XML plays the role of a configurable intermediate format. The database +extraction function can be written without having to know the details of +typesetting; the backends can be written without having to know the details of +the database.
Of course, there are traditional solutions. One can define an ad hoc +intermediate text file format. This disadvantage is that there are no names for +the pieces of the format, and that such formats usually lack of documentation +because of this. Another solution would be to have a binary representation, +either as language-dependent or language-independent structure (example of the +latter can be found in RPC implementations). The disadvantage is that it is +harder to view such representations, one has to write pretty printers for this +purpose. It is also more difficult to enter test data; XML is plain text that +can be written using an arbitrary editor (Emacs has even a good XML mode, +PSGML). All these alternatives suffer from a missing structure checker, +i.e. the programs processing these formats usually do not check the input file +or input object in detail; XML parsers check the syntax of the input (the +so-called well-formedness check), and the advanced parsers like PXP even +verify that the structure matches the DTD (the so-called validation).

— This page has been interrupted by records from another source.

constexpr int HD_ROWS = 12;
// ... 43 lines not shown
#pragma unroll
  for (int o = 32; o > 0; o >>= 1) v += __shfl_xor(v, o, 64);
  return v;
}
__device__ __forceinline__ float wave_max(float v) {
#pragma unroll
  for (int o = 32; o > 0; o >>= 1) v = fmaxf(v, __shfl_xor(v, o, 64));
  return v;
}
constexpr int WSUM_PITCH = 65;
template <int K>
__device__ __forceinline__ void wave_sum_many(float (&v)[K], float *scr, int lane) {
#pragma unroll
  for (int k = 0; k < K; ++k) scr[k * WSUM_PITCH + lane] = v[k];
  __builtin_amdgcn_fence(__ATOMIC_SEQ_CST, "wavefront");
  __builtin_amdgcn_wave_barrier();
  float s = 0.0f;
  if (lane < K) {
    const float *col = scr + lane * WSUM_PITCH;
#pragma clang loop unroll(disable)
    for (int j = 0; j < 64; j += 4) s += (col[j] + col[j + 1]) + (col[j + 2] + col[j + 3]);
  }
#pragma unroll
  for (int k = 0; k < K; ++k) v[k] = __shfl(s, k, 64);
  __builtin_amdgcn_fence(__ATOMIC_SEQ_CST, "wavefront");
  __builtin_amdgcn_wave_barrier();
}

__device__ __forceinline__ float lane_value(float x, int l) {
  return __builtin_bit_cast(float, __builtin_amdgcn_readlane(__builtin_bit_cast(int, x), l));
}

__device__ __forceinline__ double wave_scan_incl(double v, int lane) {
#pragma unroll
  for (int o = 1; o < 64; o <<= 1) {
    double t = __shfl_up(v, o, 64);
    if (lane >= o) v += t;
  }
  return v;
}

__device__ __forceinline__ float cdf_interp(float u, float xp0, float xp1, float fp0, float fp1) {
  float q = (u - xp0) / (xp1 - xp0);
  if (q != q) q = 0.0f;
  float off = clip01(q);
  return fp0 + off * (fp1 - fp0);
}

__device__ __forceinline__ void centres_to_sdist(const float *c, int N, float smin, float smax, float *sd, int lane) {
  __builtin_amdgcn_fence(__ATOMIC_SEQ_CST, "wavefront");
  __builtin_amdgcn_wave_barrier();
  #pragma clang loop unroll(disable)
  for (int k = lane; k <= N; k += 64) {
    float v;
    if (k == 0) v = fmaxf(smin, 2.0f * c[0] - (c[1] + c[0]) / 2.0f);
    else if (k == N) v = fminf(smax, 2.0f * c[N - 1] - (c[N - 1] + c[N - 2]) / 2.0f);
    else v = (c[k] + c[k - 1]) / 2.0f;
    sd[k] = v;
  }
  __builtin_amdgcn_fence(__ATOMIC_SEQ_CST, "wavefront");
  __builtin_amdgcn_wave_barrier();
}

template <bool EXACT = true>
__device__ __forceinline__ void build_cdf_wave(float *lg, float *cw, int M, int lane) {
  float mx = -INFINITY;
  #pragma clang loop unroll(disable)
  for (int i = lane; i < M; i += 64) mx = fmaxf(mx, lg[i]);
  mx = wave_max(mx);
  #pragma clang loop unroll(disable)
  for (int i = lane; i < M; i += 64) lg[i] = rn_det_expf(lg[i] - mx);
  __builtin_amdgcn_fence(__ATOMIC_SEQ_CST, "wavefront");
  __builtin_amdgcn_wave_barrier();
  float sum = 0.0f;
  if (EXACT) {
    #pragma clang loop unroll(disable)
    for (int i0 = 0; i0 < M; i0 += 64) {
      const float x = (i0 + lane < M) ? lg[i0 + lane] : 0.0f;
#pragma unroll
      for (int l = 0; l < 64; ++l) sum += lane_value(x, l);
    }
  } else {
    #pragma clang loop unroll(disable)
    for (int i = lane; i < M; i += 64) sum += lg[i];
    sum = wave_sum(sum);
  }
  #pragma clang loop unroll(disable)
  for (int i = lane; i < M; i += 64) lg[i] = lg[i] / sum;
  __builtin_amdgcn_fence(__ATOMIC_SEQ_CST, "wavefront");
  __builtin_amdgcn_wave_barrier();
  if (EXACT) {
    double acc = 0.0;
    #pragma clang loop unroll(disable)
    for (int i0 = 0; i0 < M; i0 += 64) {
      const float x = (i0 + lane < M) ? lg[i0 + lane] : 0.0f;
      float mine = 0.0f;
#pragma unroll
      for (int l = 0; l < 64; ++l) {
        acc += (double)lane_value(x, l);
        mine = (lane == l) ? (float)acc : mine;
      }
      if (i0 + lane < M - 1) cw[i0 + lane + 1] = fminf(1.0f, mine);
    }
    if (lane == 0) { cw[0] = 0.0f; cw[M] = 1.0f; }
  } else {
    const int Cn = (M + 63) / 64, i0 = lane * Cn;
    double loc = 0.0;
    #pragma clang loop unroll(disable)
    for (int q = 0; q < Cn; ++q) if (i0 + q < M - 1) loc += (double)lg[i0 + q];
    double run = wave_scan_incl(loc, lane) - loc;
    #pragma clang loop unroll(disable)
    for (int q = 0; q < Cn; ++q) if (i0 + q < M - 1) { run += (double)lg[i0 + q]; cw[i0 + q + 1] = fminf(1.0f, (float)run); }
    if (lane == 0) { cw[0] = 0.0f; cw[M] = 1.0f; }
  }
  __builtin_amdgcn_fence(__ATOMIC_SEQ_CST, "wavefront");
  __builtin_amdgcn_wave_barrier();
}

__device__ __forceinline__ void invert_cdf_wave(const float *t_in, const float *cw, float *c, int M, int N, float smin, float smax,
                                                float *sd, int32_t *bin_idx_g, int lane) {
  #pragma clang loop unroll(disable)
  for (int k = lane; k < N; k += 64) {
    float u = linspace_u(k, N);
    int lo = 0, hi = M;
    #pragma clang loop unroll(disable)
    while (hi - lo > 1) {
      int mid = (lo + hi) >> 1;
      if (u >= cw[mid]) lo = mid; else hi = mid;
    }
    c[k] = cdf_interp(u, cw[lo], cw[lo + 1], t_in[lo], t_in[lo + 1]);
    if (bin_idx_g) bin_idx_g[k] = lo;
  }
  centres_to_sdist(c, N, smin, smax, sd, lane);
}

template <bool EXACT = true>
__device__ __forceinline__ void sample_intervals_wave(const float *t_in, float *lg, float *cw, float *c, int M, int N,
                                      float smin, float smax, float *sd, int32_t *bin_idx_g, int lane) {
  build_cdf_wave<EXACT>(lg, cw, M, lane);
  invert_cdf_wave(t_in, cw, c, M, N, smin, smax, sd, bin_idx_g, lane);
}

__device__ __forceinline__ int fresh_lane() {
  int z = 0;
  asm volatile("" : "+v"(z));
  return (int)__builtin_amdgcn_mbcnt_hi(~0u, __builtin_amdgcn_mbcnt_lo(~0u, (unsigned)z));
}

__device__ __forceinline__ void st3(float *base, size_t idx, float a, float b, float c) {
  if (base) { base[idx * 3 + 0] = a; base[idx * 3 + 1] = b; base[idx * 3 + 2] = c; }
}


template <int NW = 4, bool EXACT = true>
__device__ __forceinline__ void resample_phase(const LevelArgs &A, float *scratch, float *TD, float *NRM, int ray0, int wave, int lane) {
  const refnerf_level_cfg &cfg = A.cfg;
  const int N = cfg.n_samples, M = cfg.n_in, rpw = A.rpw;
  const int Mp = (M + 4) & ~3, Np = (N + 3) & ~3;
  float *scr = scratch + wave * (3 * Mp + Np);
  float *t_in = scr, *lg = scr + Mp, *cw = scr + 2 * Mp, *c = scr + 3 * Mp;
  #pragma clang loop unroll(disable)
  for (int rl = wave; rl < rpw; rl += NW) {
    int ray = ray0 + rl;
    if (ray >= A.R) break;
    float *sd = TD + rl * (N + 1);
    int32_t *bin_g = A.out.d_bin_idx ? A.out.d_bin_idx + (size_t)ray * N : nullptr;
    if (A.sdist_in == nullptr) {
      t_in[0] = cfg.s_near; t_in[1] = cfg.s_far;
      cw[0] = 0.0f; cw[1] = 1.0f;
      wave_sync();
    } else {
      const float *tg = A.sdist_in + (size_t)ray * (M + 1);
      const float *wg = A.weights_in + (size_t)ray * M;
      #pragma clang loop unroll(disable)
      for (int i = lane; i <= M; i += 64) t_in[i] = tg[i];
      wave_sync();
      RN_STAMP_P0(A, 24);
      #pragma clang loop unroll(disable)
      for (int i = lane; i < M; i += 64)
        lg[i] = (t_in[i + 1] > t_in[i]) ? cfg.anneal * rn_det_logf(wg[i] + cfg.resample_padding) : -INFINITY;
      wave_sync();
      RN_STAMP_P0(A, 25);
      build_cdf_wave<EXACT>(lg, cw, M, lane);
    }
    RN_STAMP_P0(A, 26);
    invert_cdf_wave(t_in, cw, c, M, N, cfg.s_near, cfg.s_far, sd, bin_g, lane);
    RN_STAMP_P0(A, 27);
    float nearv = A.rays.d_near[ray], farv = A.rays.d_far[ray];
    if (!EXACT) {
      float *RY = NRM + 8 + rl * 12;
      if (lane < 10) {
        const float val = lane < 3 ? A.rays.d_origins[(size_t)ray * 3 + lane]
                        : lane < 6 ? A.rays.d_directions[(size_t)ray * 3 + lane - 3]
                        : lane < 9 ? A.rays.d_viewdirs[(size_t)ray * 3 + lane - 6] : A.rays.d_radii[ray];
        RY[lane] = val;
        const float dx = __shfl(val, 3, 64), dy = __shfl(val, 4, 64), dz = __shfl(val, 5, 64);
        if (lane == 0) NRM[rl] = sqrtf((dx * dx + dy * dy) + dz * dz);
      }
    }
    RN_STAMP_P0(A, 28);
    #pragma clang loop unroll(disable)
    for (int k = lane; k <= N; k += 64) {
      float s = sd[k];
      if (A.out.d_sdist) A.out.d_sdist[(size_t)ray * (N + 1) + k] = s;
      sd[k] = s_to_t(s, nearv, farv, A.cfg.raydist);
    }
  }
}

XML can be used as configurable communication language. A fundamental problem +of every communication is that sender and receiver must follow the same +conventions about the language. For data exchange, the question is usually +which data records and fields are available, how they are syntactically +composed, and which values are possible for the various fields. Similar +questions arise for text document exchange. XML does not answer these problems +completely, but it reduces the number of ambiguities for such conventions: The +outlines of the syntax are specified by the DTD (but not necessarily the +details), and XML introduces canonical names for the components of documents +such that it is simpler to describe the rest of the syntax and the semantics +informally.
XML is a data storage format. Currently, every software product tends to use +its own way to store data; commercial software often does not describe such +formats, and it is a pain to integrate such software into a bigger project. +XML can help to improve this situation when several applications share the same +syntax of data files. DTDs are then neutral instances that check the format of +data files independent of applications.